Although Davis saw little or nothing of the general out of hours, according to a friendly diarist he spent a pleasant week as the former governor’s house guest, “Beauregard, Rhetts, Jordan to the contrary notwithstanding.… Mr Aiken’s perfect old Carolina style of living delighted him,” the diarist noted, not only because of “those old grey-haired darkies and their automatic, noiseless perfection of training,” but also because it afforded him the leisure, while resting from the rigors of his journey, to hear firsthand accounts of the unsuccessful but persistent siege-in-progress. Gillmore had resumed his bombardment from Cummings Point a week ago, on October 26, and while at first it had been as furious as before, it presently slacked off to an intermittent shelling.

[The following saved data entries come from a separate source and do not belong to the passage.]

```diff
-template <typename E>
-__global__ void gn_apply_kernel(GnParams<E> p, int rows_per_block) {
-  using X = Elem<E>;
-  using E2 = typename X::E2;
-  const int nvec = p.C >> 3;
-  const int rpp = blockDim.x / nvec;
-  const int v = threadIdx.x % nvec, rl = threadIdx.x / nvec;
-  const int b = blockIdx.y;
-  const int cg = p.C / p.G;
-  float sc[8], sh[8];
   {
-    const uint4 gv = __ldg(reinterpret_cast<const uint4*>(p.gamma) + v);
-    const uint4 bv = __ldg(reinterpret_cast<const uint4*>(p.beta) + v);
-    uint4 av = make_uint4(0, 0, 0, 0);
-    if (p.add) av = __ldg(reinterpret_cast<const uint4*>(p.add + (size_t)b * p.add_bs) + v);
     const E* gh = reinterpret_cast<const E*>(&gv);
     const E* bh = reinterpret_cast<const E*>(&bv);
     const E* ah = reinterpret_cast<const E*>(&av);
 #pragma unroll
     for (int i = 0; i < 8; ++i) {
-      const int g = (v * 8 + i) / cg;
-      const float mean = __ldg(p.stats + ((size_t)b * p.G + g) * 2), rstd = __ldg(p.stats + ((size_t)b * p.G + g) * 2 + 1);
-      sc[i] = rstd * X::to_float(gh[i]);
-      sh[i] = X::to_float(bh[i]) + (X::to_float(ah[i]) - mean) * sc[i];
-    }
-  }
-  const int r0 = blockIdx.x * rows_per_block, r1 = min(p.HW, r0 + rows_per_block);
-  const E* xb = p.x + (size_t)b * p.HW * p.C;
-  E* yb = p.y + (size_t)b * p.HW * p.C;
-  for (int r = r0 + rl; r < r1; r += rpp) {
-    const uint4 xv = __ldg(reinterpret_cast<const uint4*>(xb + (size_t)r * p.C) + v);
-    const E2* xh = reinterpret_cast<const E2*>(&xv);
+      const float2 st = s_stat[(v * 8 + i) / cg];
+      sc[i] = st.y * X::to_float(gh[i]);
+      sh[i] = X::to_float(bh[i]) + (X::to_float(ah[i]) - st.x) * sc[i];
+    }
+  }
+  const int r = r0 + rl;
+#pragma unroll
+  for (int u = 0; u < 4; ++u) {
+    if (r + u * rpp >= r1) break;
+    const E2* xh = reinterpret_cast<const E2*>(&xv[u]);
     __align__(16) E2 o[4];
 #pragma unroll
     for (int k = 0; k < 4; ++k) {
@@ -146,7 +180,7 @@
       }
       o[k] = X::from_float2(y0, y1);
     }
-    reinterpret_cast<uint4*>(yb + (size_t)r * p.C)[v] = *reinterpret_cast<const uint4*>(o);
+    ycol[(size_t)(r + u * rpp) * stride_vec] = *reinterpret_cast<const uint4*>(o);
   }
 }
 
@@ -269,11 +303,33 @@
   }
 }
 
-inline int gn_chunks(int HW) {
-  int rows = HW >= 4096 ? 64 : (HW >= 1024 ? 32 : 16);
-  int c = (HW + rows - 1) / rows;
-  return c < 1 ? 1 : (c > 512 ? 512 : c);
-}
-
-}
-}
+constexpr int kGnMaxChunks = 64;
+constexpr int kGnStatBlocksPerImage = 128;
+struct GnSplit {
+  int sv;
+  int slices;
+  int threads, rpp;
+  int chunks, rows_per_chunk;
+};
+inline GnSplit gn_split(int HW, int C, int G) {
+  GnSplit s;
+  const int cg = C / G, nvec = C >> 3;
+  int gcd = cg, t = 8;
+  while (t) { const int r = gcd % t; gcd = t; t = r; }
+  const int uv = cg / gcd;
+  const int nunits = nvec / uv, want = (nvec + 31) / 32;
+  const int per_slice = (nunits + want - 1) / want;
+  s.sv = per_slice * uv;
+  s.slices = (nunits + per_slice - 1) / per_slice;
+  s.threads = s.sv > 256 ? (s.sv + 31) / 32 * 32 : 256;
+  s.rpp = s.threads / s.sv;
+  int chunks = (kGnStatBlocksPerImage + s.slices - 1) / s.slices;
+  const int most = (HW + s.rpp - 1) / s.rpp;
+  chunks = chunks < most ? chunks : most;
+  chunks = chunks < kGnMaxChunks ? chunks : kGnMaxChunks;
+  s.rows_per_chunk = (HW + chunks - 1) / chunks;
+  s.chunks = (HW + s.rows_per_chunk - 1) / s.rows_per_chunk;
+  return s;
+}
+}
+}
diff --git a/paint_with_words_sd_b200/fused_ops.py b/paint_with_words_sd_b200/fused_ops.py
--- a/paint_with_words_sd_b200/fused_ops.py
+++ b/paint_with_words_sd_b200/fused_ops.py
@@ -15,7 +15,7 @@
     if w is None or w.numel() < nbytes:
         if w is not None:
             _WS_KEEP.append(w)
-        w = torch.zeros(max(nbytes, 4 << 20), dtype=torch.uint8, device=device)
+        w = torch.empty(max(nbytes, 4 << 20), dtype=torch.uint8, device=device)
         _WS[device] = w
     return w
 
```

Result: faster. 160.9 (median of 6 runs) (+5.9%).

An occasional big incendiary projectile was flung at Charleston, but mostly he concentrated his attention on Sumter, chipping away at the upper casemates until it began to seem to observers that
the fort, daily reduced in height as debris from the ramparts slid down the outer walls, was sinking slowly beneath the choppy surface of the harbor. The defenders were on the alert for another small-boat assault, but none was attempted; Gillmore and Dahlgren, it was said, were unwilling to risk a recurrence of the previous fiasco, though each kept insisting that the other should try his hand at reducing the ugly thing. To the Confederates, however, the squat, battered pentagon was a symbol of their long-odds resistance, and as such it took on a strange beauty. An engineer captain wrote home of the feelings aroused by the sight of its rugged outline against the night sky, lanterns gleaming in unseen hands as work crews piled sandbags on the rubble, sentinels huddled for warmth over small fires in the casemates. “That ruin is beautiful,” he declared, and added: “But it is more than this, it is emblematic also.… Is it not in some respects an image of the human soul, once ruined by the fall, yet with gleams of beauty and energetic striving after strength, surrounded by dangers and watching, against its foes?”